template <int TM, int TN, int KW, int NS, int WPB = 4>
__global__ __launch_bounds__(WPB * 64) void conv_wdma_f32(const ConvP p) {
    static_assert(WPB % KW == 0 && WPB <= 4, "the K waves of a tile share a workgroup");
    constexpr int TPB = WPB / KW;
    constexpr int WM = 32 * TM, WN = 32 * TN;
    constexpr int AR = 4 * TM, BR = 4 * TN;
    constexpr int RP = 32;
    constexpr int STAGE = (WM + WN) * RP;
    constexpr int D = NS - 1;
    static_assert(NS >= 2 && NS <= 4 && (AR + BR) * D < 64, "ring depth / vmcnt field");
    static_assert((size_t)STAGE >= (size_t)WM * (WN + 4), "the finished tile is staged in the wave's first ring stage");
    extern __shared__ __attribute__((aligned(16))) float smem[];

    const int lane = threadIdx.x & 63;
    const int wave = __builtin_amdgcn_readfirstlane(threadIdx.x >> 6);
    const int tile_local = wave / KW, kslice = wave - tile_local * KW;
    const int frag_row = lane & 31, khalf = lane >> 5;
    YM_STAMP(0);
    constexpr bool TAIL = TM * TN == 1 && KW == 4 && WPB == 4;
    const bool in_tail = TAIL && (int)blockIdx.x >= p.main_blocks;
    int tile, tslice = 0, tsplit = 1;
    if (in_tail) {
        unsigned q, r;
        p.fd_tail.divmod(blockIdx.x - (unsigned)p.main_blocks, q, r);
        tile = p.main_tiles + (int)q; tslice = (int)r; tsplit = p.tail_split;
    } else {
        tile = ym_xcd_remap(blockIdx.x, TAIL ? p.main_blocks : (int)gridDim.x) * TPB + tile_local;
    }
    const bool tile_ok = tile < p.tiles_m * p.tiles_n;
    int tile_m = 0, tile_n = 0;
    if (tile_ok) ym_tile_decode(p, tile, tile_m, tile_n);
    const int m0 = tile_m * WM, n0 = tile_n * WN;
    const __amdgpu_buffer_rsrc_t rs_in = __builtin_amdgcn_make_buffer_rsrc((void*)p.in, 0, p.in_bytes, 0x00020000);
    const __amdgpu_buffer_rsrc_t rs_w = __builtin_amdgcn_make_buffer_rsrc((void*)p.w, 0, p.w_bytes, 0x00020000);

    const int drow = lane >> 3;
    int a_pix[AR], a_ih0[AR], a_iw0[AR];
    unsigned a_off[AR], wrow[BR];
#pragma unroll
    for (int i = 0; i < AR; ++i) {
        const int m = m0 + 8 * i + drow;
        if (tile_ok && m < p.M) {
            unsigned ub, urem, uoh, uow;
            p.fd_howo.divmod((unsigned)m, ub, urem);
            p.fd_wo.divmod(urem, uoh, uow);
            a_ih0[i] = (int)uoh * p.stride - p.pad;
            a_iw0[i] = (int)uow * p.stride - p.pad;
            a_pix[i] = ((int)ub * p.H + a_ih0[i]) * p.W + a_iw0[i];
        } else {
            a_ih0[i] = -(1 << 20); a_iw0[i] = -(1 << 20); a_pix[i] = 0;
        }
    }
#pragma unroll
    for (int j = 0; j < BR; ++j) {
        const int n = n0 + 8 * j + drow;
        const int c4 = (lane & 7) ^ ((4 * j + (lane >> 4)) & 7);
        wrow[j] = (tile_ok && n < p.Cout) ? (unsigned)((n * p.Kpad + c4 * 4) * 4) : p.w_bytes;
    }

    const int k_lo = in_tail ? tslice * p.tail_ktps : 0, k_hi = in_tail ? min(p.nkt, k_lo + p.tail_ktps) : p.nkt;
    const int per = (k_hi - k_lo + KW - 1) / KW;
    const int kt_beg = k_lo + kslice * per, kt_end = tile_ok ? min(k_hi, kt_beg + per) : kt_beg;
    const int nt = max(0, kt_end - kt_beg);
    int kh, kw, c0;
    {
        unsigned tap, uc0, ukh, ukw;
        p.fd_cin.divmod((unsigned)(kt_beg * BK), tap, uc0);
        p.fd_kw.divmod(tap, ukh, ukw);
        c0 = (int)uc0; kh = (int)ukh; kw = (int)ukw;
    }
    bool tap_dirty = true;
    int ld_kt = kt_beg;
    float* ring = smem + (size_t)wave * NS * STAGE;

    auto dma_next = [&](int stage) __attribute__((always_inline)) {
        typedef __attribute__((address_space(3))) void* lds_ptr;
        if (tap_dirty) {
            tap_dirty = false;
#pragma unroll
            for (int i = 0; i < AR; ++i) {
                const int ih = a_ih0[i] + kh, iw = a_iw0[i] + kw;
                const bool ok = (unsigned)ih < (unsigned)p.H && (unsigned)iw < (unsigned)p.W;
                const int c4 = (lane & 7) ^ ((4 * i + (lane >> 4)) & 7);
                a_off[i] = (unsigned)(((a_pix[i] + kh * p.W + kw) * p.Cin + c4 * 4) * 4) | (ok ? 0u : OOB);
            }
        }
        float* a = ring + stage * STAGE;
        float* b = a + WM * RP;
        const int soff_a = c0 * 4, soff_b = ld_kt * BK * 4;
#pragma unroll
        for (int i = 0; i < AR; ++i)
            __builtin_amdgcn_raw_ptr_buffer_load_lds(rs_in, (lds_ptr)(a + 8 * i * RP), 16, (int)a_off[i], soff_a, 0, 0);
#pragma unroll
        for (int j = 0; j < BR; ++j) {
            const unsigned wo = wrow[j];
            __builtin_amdgcn_raw_ptr_buffer_load_lds(rs_w, (lds_ptr)(b + 8 * j * RP), 16, (int)wo, soff_b, 0, 0);
        }
        ++ld_kt;
        c0 += BK;
        if (c0 >= p.Cin) {
            c0 = 0;
            if (++kw == p.KW) { kw = 0; ++kh; }
            tap_dirty = true;
        }
    };

    typedef const __attribute__((address_space(3))) f32x4* lds_frag_ptr;
    lds_frag_ptr pa[4], pb[4];
#pragma unroll
    for (int g = 0; g < 4; ++g) {
        const int goff = ((2 * g + khalf) ^ ((frag_row >> 1) & 7)) * 4;
        pa[g] = (lds_frag_ptr)(ring + frag_row * RP + goff);
        pb[g] = (lds_frag_ptr)(ring + WM * RP + frag_row * RP + goff);
    }
    f32x16 acc[TM][TN];
#pragma unroll
    for (int i = 0; i < TM; ++i)
#pragma unroll
        for (int j = 0; j < TN; ++j)
#pragma unroll
            for (int r = 0; r < 16; ++r) acc[i][j][r] = 0.f;
    constexpr bool DUAL = TM * TN == 1;
    f32x16 acc_odd;
#pragma unroll
    for (int r = 0; r < 16; ++r) acc_odd[r] = 0.f;

    auto compute = [&](auto S) __attribute__((always_inline)) {
        constexpr int ST = decltype(S)::value;
#pragma unroll
        for (int g = 0; g < 4; ++g) {
            f32x4 fa[TM], fb[TN];
#pragma unroll
            for (int i = 0; i < TM; ++i) fa[i] = pa[g][(ST * STAGE + i * 32 * RP) / 4];
#pragma unroll
            for (int j = 0; j < TN; ++j) fb[j] = pb[g][(ST * STAGE + j * 32 * RP) / 4];
#pragma unroll
            for (int s4 = 0; s4 < 4; ++s4) {
                if constexpr (DUAL) {
                    if (s4 & 1) acc_odd = __builtin_amdgcn_mfma_f32_32x32x2f32(fa[0][s4], fb[0][s4], acc_odd, 0, 0, 0);
                    else acc[0][0] = __builtin_amdgcn_mfma_f32_32x32x2f32(fa[0][s4], fb[0][s4], acc[0][0], 0, 0, 0);
                } else {
#pragma unroll
                    for (int i = 0; i < TM; ++i)
#pragma unroll
                        for (int j = 0; j < TN; ++j)
                            acc[i][j] = __builtin_amdgcn_mfma_f32_32x32x2f32(fa[i][s4], fb[j][s4], acc[i][j], 0, 0, 0);
                }
            }
        }
    };

    constexpr int WAIT = waitcnt_vm((AR + BR) * D) & ~(15 << 8);
#pragma unroll
    for (int d = 0; d < D; ++d) dma_next(d);
#ifdef YM_TRACE
    if (p.trace) { __builtin_amdgcn_s_waitcnt(waitcnt_vm((AR + BR) * (D - 1))); YM_STAMP(1); }
#endif
#ifdef YM_TRACE
    const int abl = p.bnb_relu;
#endif
    auto tile_step = [&](auto S) __attribute__((always_inline)) {
        constexpr int ST = decltype(S)::value;
        __builtin_amdgcn_sched_barrier(0);
#ifdef YM_TRACE
        if (abl >= 1 && abl <= 3) {
            if (abl == 1) {
                dma_next((ST + D) % NS);
                __builtin_amdgcn_s_waitcnt(WAIT);
            } else if (abl == 2) {
                compute(S);
            } else {
                const f32x4 ra = {1.f, 2.f, 3.f, 4.f}, rb = {.5f, .25f, .125f, 1.f};
#pragma unroll
                for (int g = 0; g < 4; ++g)
#pragma unroll
                    for (int s4 = 0; s4 < 4; ++s4) {
                        if constexpr (DUAL) {
                            if (s4 & 1) acc_odd = __builtin_amdgcn_mfma_f32_32x32x2f32(ra[s4], rb[s4], acc_odd, 0, 0, 0);
                            else acc[0][0] = __builtin_amdgcn_mfma_f32_32x32x2f32(ra[s4], rb[s4], acc[0][0], 0, 0, 0);
                        } else {
#pragma unroll
                            for (int i = 0; i < TM; ++i)
#pragma unroll
                                for (int j = 0; j < TN; ++j)
                                    acc[i][j] = __builtin_amdgcn_mfma_f32_32x32x2f32(ra[s4], rb[s4], acc[i][j], 0, 0, 0);
                        }
                    }
            }
        } else
#endif
        {
            dma_next((ST + D) % NS);
            __builtin_amdgcn_s_waitcnt(WAIT);
            compute(S);
        }
    };
    int t = 0;
    for (; t + NS <= nt; t += NS) static_for<0, NS>([&](auto S) __attribute__((always_inline)) { tile_step(S); });
    static_for<0, NS - 1>([&](auto S) __attribute__((always_inline)) { if (t + decltype(S)::value < nt) tile_step(S); });
    if constexpr (DUAL) acc[0][0] += acc_odd;
    YM_STAMP(2);
    asm volatile("s_waitcnt vmcnt(0) lgkmcnt(0)" ::: "memory");
    __syncthreads();
    if constexpr (TAIL) {
        if (in_tail) {
            constexpr int CP = WN + 4;
            float* mine = smem + (size_t)wave * WM * CP;
#pragma unroll
            for (int r = 0; r < 16; ++r) mine[(4 * khalf + (r & 3) + 8 * (r >> 2)) * CP + frag_row] = acc[0][0][r];
            __syncthreads();
            const int lt = threadIdx.x, col4 = lt & 7, row = lt >> 3;
            const int n = n0 + col4 * 4, m = m0 + row;
            f32x4 v = *reinterpret_cast<const f32x4*>(smem + row * CP + col4 * 4);
#pragma unroll
            for (int w2 = 1; w2 < KW; ++w2) v += *reinterpret_cast<const f32x4*>(smem + (size_t)w2 * WM * CP + row * CP + col4 * 4);
            const __amdgpu_buffer_rsrc_t rs_ws = __builtin_amdgcn_make_buffer_rsrc((void*)p.ws, 0, p.ws_bytes, 0x00020000);
            const unsigned sb = WM * WN * 4;
            const unsigned ws0 = (unsigned)(tile - p.main_tiles) * (unsigned)tsplit * sb + (unsigned)(row * WN + col4 * 4) * 4;
            buf_st16_sc1(rs_ws, ws0 + (unsigned)tslice * sb, v);
            asm volatile("s_waitcnt vmcnt(0)" ::: "memory");
            __syncthreads();
            int* s_last = reinterpret_cast<int*>(smem);
            if (lt == 0) {
                int* cnt = p.counters + tile;
                const int old = __hip_atomic_fetch_add(cnt, 1, __ATOMIC_RELAXED, __HIP_MEMORY_SCOPE_AGENT);
                *s_last = old == tsplit - 1;
                if (old == tsplit - 1) __hip_atomic_store(cnt, 0, __ATOMIC_RELAXED, __HIP_MEMORY_SCOPE_AGENT);
            }
            __syncthreads();
            if (*s_last && m < p.M && n < p.Cout) {
                f32x4 part[8];
#pragma unroll
                for (int s2 = 0; s2 < 8; ++s2) part[s2] = buf_ld16_sc1(rs_ws, s2 < tsplit ? ws0 + (unsigned)s2 * sb : OOB);
                f32x4 sum = part[0];
#pragma unroll
                for (int s2 = 1; s2 < 8; ++s2) if (s2 < tsplit) sum += part[s2];
                f32x4 sc = {1.f, 1.f, 1.f, 1.f}, sh = {0.f, 0.f, 0.f, 0.f};
                if (p.scale) sc = *reinterpret_cast<const f32x4*>(p.scale + n);
                if (p.shift) sh = *reinterpret_cast<const f32x4*>(p.shift + n);
                sum = __builtin_elementwise_fma(sum, sc, sh);
                if (p.residual) sum += *reinterpret_cast<const f32x4*>(p.residual + (size_t)m * p.Cout + n);
                const int act = p.seg[0].act;
#pragma unroll
                for (int e = 0; e < 4; ++e) sum[e] = ym_apply_act(sum[e], act);
                *reinterpret_cast<f32x4*>(p.seg[0].out + (size_t)m * p.Cout + n) = sum;
            }
            YM_STAMP(3);
            return;
        }
    }
    wave_tile_finish<TM, TN, KW, WPB>(p, smem, acc, wave, lane, tile_ok, tile_local, kslice, m0, n0);
    YM_STAMP(3);
}
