diff --git a/skiing_analysis_pytorch_amd/csrc/api.hip b/skiing_analysis_pytorch_amd/csrc/api.hip
--- a/skiing_analysis_pytorch_amd/csrc/api.hip
+++ b/skiing_analysis_pytorch_amd/csrc/api.hip
@@ -6,6 +6,7 @@
 #include "common.h"
 #include "gemm_epilogue.h"
 #include "kernels.h"
+#include "vggt_kernels.h"
 
 namespace skimi {
 
@@ -148,6 +149,24 @@
                                   (const unsigned short*)packed_w, bias, out, F, H, W, C, relu, (hipStream_t)stream);
 }
 
+int skimi_dpt_tail(const float* c1, int32_t F, int32_t h, int32_t w, int32_t H, int32_t W, int32_t C, const float* tabx,
+                   const float* taby, const void* packed_w, const float* bias, const float* w1, const float* b1, int32_t n_out,
+                   int32_t mode, float* pts, float* conf, int32_t path, void* scratch, void* stream) {
+    SKIMI_CHECK_ARG(c1 && packed_w && pts && conf && path >= 0 && path <= 2, "skimi_dpt_tail: bad arguments");
+    SKIMI_CHECK_ARG(path == 1 || scratch != nullptr, "skimi_dpt_tail: paths 0 and 2 need scratch");
+    const hipStream_t st = (hipStream_t)stream;
+    const unsigned short* wp = (const unsigned short*)packed_w;
+    if (path == 1) return conv_direct_up_launch(c1, h, w, tabx, taby, nullptr, wp, bias, w1, b1, n_out, mode, pts, conf, F, H, W, C, st);
+    unsigned short* rec = (unsigned short*)scratch;
+    int rc = bilinear_ac_planes_launch(c1, rec, F, h, w, H, W, C, st, tabx, taby);
+    if (rc) return rc;
+    if (path == 2) return conv_direct_up_launch(nullptr, 0, 0, nullptr, nullptr, rec, wp, bias, w1, b1, n_out, mode, pts, conf, F, H, W, C, st);
+    float* c2 = (float*)(rec + (size_t)F * H * W * 2 * C);
+    rc = conv_direct_n32_launch(rec, rec + C, wp, bias, c2, F, H, W, C, 1, st, 2L * C);
+    if (rc) return rc;
+    return dpt_out_launch(c2, SKIMI_F32, w1, b1, n_out, pts, conf, (long)F * H * W, mode, st);
+}
+
 int skimi_split_planes(const float* x, int64_t ld, int64_t rows, int32_t C, void* hi, void* lo, void* stream) {
     SKIMI_CHECK_ARG(x && hi && lo && rows > 0 && C > 0, "skimi_split_planes: bad arguments");
     return split_planes_launch(x, (long)ld, (long)rows, C, hi, lo, (hipStream_t)stream);
diff --git a/skiing_analysis_pytorch_amd/csrc/conv_direct.hip b/skiing_analysis_pytorch_amd/csrc/conv_direct.hip
--- a/skiing_analysis_pytorch_amd/csrc/conv_direct.hip
+++ b/skiing_analysis_pytorch_amd/csrc/conv_direct.hip
@@ -1,4 +1,5 @@
 #include "common.h"
+#include "dpt_tail.h"
 #include "kernels.h"
 
 namespace skimi {
@@ -203,4 +204,272 @@
     return SKIMI_OK;
 }
 
-}
+constexpr int CU_TASKS = 3;
+constexpr int CU_EP_PITCH = 36;
+
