# amazon-science/gnn-tail-generalization

Hardware: AMD Instinct MI355X
Metric: teachergnn_fullgraph_train_steps_per_sec (higher is better)
Workload: dtype f32

## Files before the change

gnn-tail-generalization_amd/_lib.py:

```python
import ctypes
import os

import torch

_HERE = os.path.dirname(os.path.abspath(__file__))
LIB_PATH = os.path.join(_HERE, 'lib', 'libcoldbrew_hip.so')

_c_i32p = ctypes.c_void_p
_c_f32p = ctypes.c_void_p
_I64 = ctypes.c_int64
_I32 = ctypes.c_int32
_SZ = ctypes.c_size_t
_P = ctypes.c_void_p


class CsrView(ctypes.Structure):
    _fields_ = [('rowptr', _P), ('col', _P), ('col_flags', _I32), ('n_rows', _I64), ('n_edges', _I64),
                ('hub_threshold', _I32), ('n_hubs', _I32), ('n_chunks', _I32), ('hub_rows', _P), ('hub_chunk_ptr', _P),
                ('ws', _P), ('ws_bytes', _SZ)]


class TrunkStore(ctypes.Structure):
    _fields_ = [('mix_src', _P), ('ld_mix', _I64), ('mix_index', _P), ('c_act', ctypes.c_float), ('c_mix', ctypes.c_float), ('drop_p', ctypes.c_float),
                ('seed', ctypes.c_uint64), ('seed_dev', _P), ('row0', _I64), ('relu_bits', _P), ('bits_relu_only', _I32), ('out_act', _P), ('ld_act', _I64)]


_G = ctypes.POINTER(CsrView)
_S = ctypes.POINTER(TrunkStore)
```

——

## Assignment
Lines that contain "blockIdx" are the result; find them in the entries above and copy each one.

## Response
    const bool in_tail = TAIL && (int)blockIdx.x >= p.main_blocks;
        p.fd_tail.divmod(blockIdx.x - (unsigned)p.main_blocks, q, r);
        tile = ym_xcd_remap(blockIdx.x, TAIL ? p.main_blocks : (int)gridDim.x) * TPB + tile_local;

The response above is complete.